Sunday, August 29, 2010

2nd-Life Crisis

Dear Sammy,

For most of my life, I’ve been happy just to sleep, eat, destroy and sleep again. I thought this happy life would go on forever. But the other day I woke up and realized I’m SEVEN! My whole first life has passed me by, and what have I accomplished? Oh sure, I’ve had ten children, but who hasn’t? I’m not a famous cat food spokes kitty. I haven’t amassed a great fortune. I don’t help other cats, like you do. I thought about getting in shape, and even climbed up the scratching tower a couple times, but truthfully, it makes a better napping post. My buddy, who is an outdoor cat has been on some great adventures. Once, he even rode on top of a car all the way around the block before he was discovered. The only car ride I ever take is in a carrier to the vet. Not so exciting. I feel like I should use at least one of my lives to make a difference.

Conflicted in Coloma

Dear Conflicted,

First, thank you for the nice compliment. I have to admit, it’s not as glamorous as it sounds. I have a person who reads all my letters to me, types my answers and submits them to my publisher. I just have to come up with the advice. That being said, don’t despair if you don’t have an obvious calling. From your letter, I can tell you are a quite happy housecat. You may not believe it, but that is one of the highest callings a cat can have. You can’t have a house without people, and people need cats to be truly happy. Just be being yourself, you are enriching the lives of everyone around you. Think about it, when you rub against your person’s legs doesn’t he (or she) smile? Next time you’re napping, open one eye and nine times out of ten your people will be smiling at you. You give the m the strength to face the day. You are accomplishing great things just by doing what comes natural.

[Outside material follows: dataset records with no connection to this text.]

# alipbcs/ZetaRay

Hardware: NVIDIA H100
Metric: Mpaths/s (1spp ReSTIR PT, 1080p) (higher is better)
Workload: dtype f32

## Files before the change

### zetaray_b200/csrc/rdi.cu

```cuda
#include "zr_pixel.cuh"
#include "zr_planes.h"
#include "zr_schedule.h"

#include "zr_rdi.cuh"

namespace zr
{
namespace
{
#ifndef ZR_RDI_THREADS
#define ZR_RDI_THREADS 512
#endif
    template<uint32_t MF>
    __global__ void ZR_LB(ZR_RDI_THREADS) k_di_temporal(SceneDev sc, FrameView f, DIParams prm, zr_rdi_reservoir* __restrict__ resCurr,
        const zr_rdi_reservoir* __restrict__ resPrev, uint2* __restrict__ target, float4* __restrict__ finalImg, uint32_t dispX, uint32_t dispY,
        const uint32_t* __restrict__ order)
    {
        using SD = BSDF::ShadingDataT<MF>;
        const zr_frame_constants& fc = f.fc;
        uint2 sg = make_uint2(0, 0);
        const uint32_t groupFlat = order[blockIdx.x] * (ZR_RDI_THREADS / 64) + (threadIdx.x >> 6);
        const uint32_t tInGroup = threadIdx.x & 63;
        uint2 px = make_uint2(0xffffffffu, 0xffffffffu);
        if (groupFlat < dispX * dispY)
            px = SwizzleThreadGroup(groupFlat, 0, tInGroup & 7, tInGroup >> 3, 8, 8, dispX, 16, 4, 16 * dispY, sg);
        const long long t0 = clock64();
        bool act = !(px.x >= f.W || px.y >= f.H || px.y < prm.rowBegin || px.y >= prm.rowEnd);
        const uint32_t x = px.x, y = px.y;
        const size_t idx = act ? (size_t)y * f.W + x : 0;
        if (act)
        {
            const GFlags flags = FlagsAt(f.core, f.W, x, y);
            if (flags.invalid)
            {
                finalImg[idx] = f4(0, 0, 0, 0);
                act = false;
// ... 5 lines not shown
            }
        }
        PixelT<SD> p;
        p.surface = SD::InitEmpty();
        p.pos = f3(0); p.normal = f3(0); p.roughness = 0;
        RNG rng_thread; rng_thread.State = 0;
        int numBsdfSamples = 0;
        if (act)
        {
            p = LoadPixel<SD>(f, sc, f.core, f.coat, x, y, false, x, y);
            rng_thread = RNG::Init(x, y, fc.FrameNum);
            numBsdfSamples = (!p.surface.GlossSpecular() && p.roughness < 0.3f) ? 2 : 1;
        }
        RNG rng_group = RNG::Init(groupFlat % dispX, groupFlat / dispX, fc.FrameNum);
        const uint32_t sampleSetIdx = rng_group.UniformUintBounded_Faster(sc.numSampleSets);
        Reservoir r = RIS_InitialCandidates_Sync(act, sc, p.pos, p.normal, p.roughness, p.surface, sampleSetIdx, numBsdfSamples, rng_thread);
        if (prm.temporal)
        {
            float2 motionVec = f2(0, 0);
            TemporalCandidateT<SD> tc; tc.valid = false; tc.px = tc.py = 0; tc.pos = tc.normal = f3(0);
            tc.surface = SD::InitEmpty();
            ZR_PHASE();
            if (act)
            {
                motionVec = unpack_snorm16x2(__ldg(&f.me[idx].x));
                const float2 currUV = f2((float)x + 0.5f, (float)y + 0.5f) / f2((float)f.W, (float)f.H);
                const float2 prevUV = currUV - motionVec;
                tc = FindTemporalCandidate(f, sc, p.pos, p.normal, p.roughness, p.surface, prevUV);
            }
            TemporalResample1_Sync(act && tc.valid, sc, p.pos, p.normal, p.surface, tc, resPrev, f.W, r, rng_thread);
            if (act && prm.spatial)
// ... 6 lines not shown
        }
        AccountCost(prm.costMap, f.W, f.H, px.x, px.y, t0);
        if (!act)
            return;
        if (prm.temporal || prm.reset)
        {
            zr_rdi_reservoir rec;
            r.Write(rec, prm.M_max);
            StoreRdi(&resCurr[idx], rec);
        }
        if (!prm.spatial || !prm.temporal)
            WriteFinal(fc, finalImg, idx, r.target * r.W);
    }

    template<uint32_t MF>
    __global__ void ZR_LB(ZR_RDI_THREADS) k_di_spatial(SceneDev sc, FrameView f, DIParams prm, const zr_rdi_reservoir* __restrict__ resCurr,
        const uint2* __restrict__ target, float4* __restrict__ finalImg, uint32_t dispX, uint32_t dispY,
        const uint32_t* __restrict__ order)
    {
        using SD = BSDF::ShadingDataT<MF>;
        const zr_frame_constants& fc = f.fc;
        uint2 sg = make_uint2(0, 0);
        const uint32_t groupFlat = order[blockIdx.x] * (ZR_RDI_THREADS / 64) + (threadIdx.x >> 6);
        const uint32_t tInGroup = threadIdx.x & 63;
        uint2 px = make_uint2(0xffffffffu, 0xffffffffu);
        if (groupFlat < dispX * dispY)
            px = SwizzleThreadGroup(groupFlat, 0, tInGroup & 7, tInGroup >> 3, 8, 8, dispX, 16, 4, 16 * dispY, sg);
        const long long t0 = clock64();
        bool active = px.x < f.W && px.y < f.H && px.y >= prm.rowBegin && px.y < prm.rowEnd;
        const int x = (int)px.x, y = (int)px.y;
        const size_t idx = active ? (size_t)y * f.W + x : 0;
        if (active)
        {
            const GFlags flags = FlagsAt(f.core, f.W, x, y);
            if (flags.invalid) active = false;
            else if (flags.emissive)
            {
                WriteEmissive(fc, f, finalImg, idx);
// ... 115 lines not shown
    } sz;
    int currTemporalIdx = 0;
    bool isTemporalReservoirValid = false;
    bool resetTemporalTextures = true;
    bool patternLoaded = false;
    zr_direct_params params = Defaults();
    zr::LightingStrip strip{ "zr_direct_pass" };

    static zr_direct_params Defaults()
    {
        zr_direct_params p{};
        p.temporal_resample = 1; p.spatial_resample = 1; p.stochastic_spatial = 1; p.extra_disocclusion_sampling = 1;
        p.M_max = 20; p.alpha_min = 0.05f * 0.05f;
        return p;
    }
    zr_status Setup() { return ZR_OK; }
    zr_status OnWindowResized(uint32_t w, uint32_t h)
    {
        const size_t n = (size_t)w * h;
        Sized next;
        for (int i = 0; i < 2; i++) ZR_TRY(next.planes.Alloc(next.d_res[i], n));
        ZR_TRY(next.planes.Alloc(next.d_target, n));
        ZR_TRY(next.planes.Alloc(next.d_final, n));
        ZR_TRY(next.planes.Clear());
        sz = std::move(next);
        width = w; height = h;
        strip.ForgetSize();
        ResetFlags();
        return ZR_OK;
    }
    void ResetFlags() { currTemporalIdx = 0; isTemporalReservoirValid = false; resetTemporalTextures = true; }
// ... 20 lines not shown
        zr_status st = LightingFrame("zr_direct_pass", in, width, height, f);
        if (st != ZR_OK) return st;
        st = LoadPattern();
        if (st != ZR_OK) return st;
        const bool doTemporal = isTemporalReservoirValid && params.temporal_resample;
        const bool doSpatial = doTemporal && params.spatial_resample;
        if (doTemporal && (!in->prev.d_core || !in->prev.d_coat))
        {
            set_error("zr_direct_pass_render: temporal reuse needs the previous G-buffer");
            return ZR_ERR_INVALID_ARG;
        }
        DIParams prm{ doTemporal, doSpatial, params.stochastic_spatial, params.extra_disocclusion_sampling, params.M_max,
            params.alpha_min, resetTemporalTextures, strip.rowBegin, strip.ClampedRowEnd(height), strip.d_costMap };
        const uint32_t dispX = (width + 7) / 8, dispY = (height + 7) / 8;
        const int cur = currTemporalIdx;
        st = strip.Schedule(width, height, 8, 8, ZR_RDI_THREADS / 64);
        if (st != ZR_OK) return st;
        const BlockSchedule& sched = strip.sched;
        const bool plain = (in->scene->materialFeatures & BSDF::MF_ALL) == 0;
        ZR_PROF("k_di_temporal", stream);
        (plain ? k_di_temporal<BSDF::MF_NONE> : k_di_temporal<BSDF::MF_ALL>)<<<sched.count, ZR_RDI_THREADS, 0, stream>>>(in->scene->dev, f, prm, sz.d_res[cur], sz.d_res[1 - cur], sz.d_target, sz.d_final, dispX, dispY, sched.d_order);
        ZR_LAUNCH_CHECK();
        strip.Exchange(sz.d_res[cur], width, height, 32u, stream);
        if (doSpatial)
        {
            ZR_PROF("k_di_spatial", stream);
            (plain ? k_di_spatial<BSDF::MF_NONE> : k_di_spatial<BSDF::MF_ALL>)<<<sched.count, ZR_RDI_THREADS, 0, stream>>>(in->scene->dev, f, prm, sz.d_res[cur], sz.d_target, sz.d_final, dispX, dispY, sched.d_order);
            ZR_LAUNCH_CHECK();
        }
        isTemporalReservoirValid = true;
        currTemporalIdx = 1 - cur;
        resetTemporalTextures = false;
        return ZR_OK;
    }
};
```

Don’t forget, you still have eight more lives to do great things, if you want to.

Keep up the good work!

Sammy

Friday, August 20, 2010

Designer Conflicts

Dear Sammy,

I am having a bad case of artistic differences, and it’s driving me nuts. I know my people work hard to provide for me, and so I try to do my part by taking over the interior design. The problem is, they just don’t seem to have any taste. Just listen to this. They have a truly hideous carpet in the living room. It’s glaringly white, just hurts the eyes to look at it. So, at great time and expense (of my lovely black fur) to me, I covered it with a nice soft piece of kitty art. Did they thank me? No! Instead they got out the noisy, sucking machine (which they know I hate) and removed the whole piece. All that work, gone in 60 seconds! That’s not all. When I improved their dining table by giving it a distressed look, very in right now, they totally failed to appreciated the added value. Instead, they actually scolded me! Then they bought a new, even uglier table. I don’t know what to do with these people. Except for their complete lack of good taste, they are great. I’m embarrassed whenever they have guests over because I know, even though their friends tell them they have a lovely home, what they’re thinking is “This place could look so much better with a cat’s touch.” What do you advise?

Tasteful in Turlock

Dear Tasteful,

Unfortunately, there is no easy solution to your problem. Some people are just born without the good taste gene, and no matter how much you try to educate them, they just won’t appreciate the finer things, such as kitty art. All is not lost, however. At least your people have good friends who will lie to them to make them feel good. And they have you, who are concerned enough to keep trying even though they don’t appreciate you.

Of course, I’m not advising you go give up on your design vision, just be a little more subtle. There have been instances where, after years of being exposed to art, people have stopped resisting, and first accepted it, then come to appreciate it. Doing the entire carpet may have been overwhelming to your people. They just could not take that much beauty in one viewing. Try leaving little bits of art around the house, in places that aren’t so obvious. A nice hair sculpture in a dark corner can go unnoticed for days, but still sends out subliminal good taste vibes. Do your claw art on pieces of furniture they don’t use often. By the time they really notice it, they will have grown to love it. Don’t give up.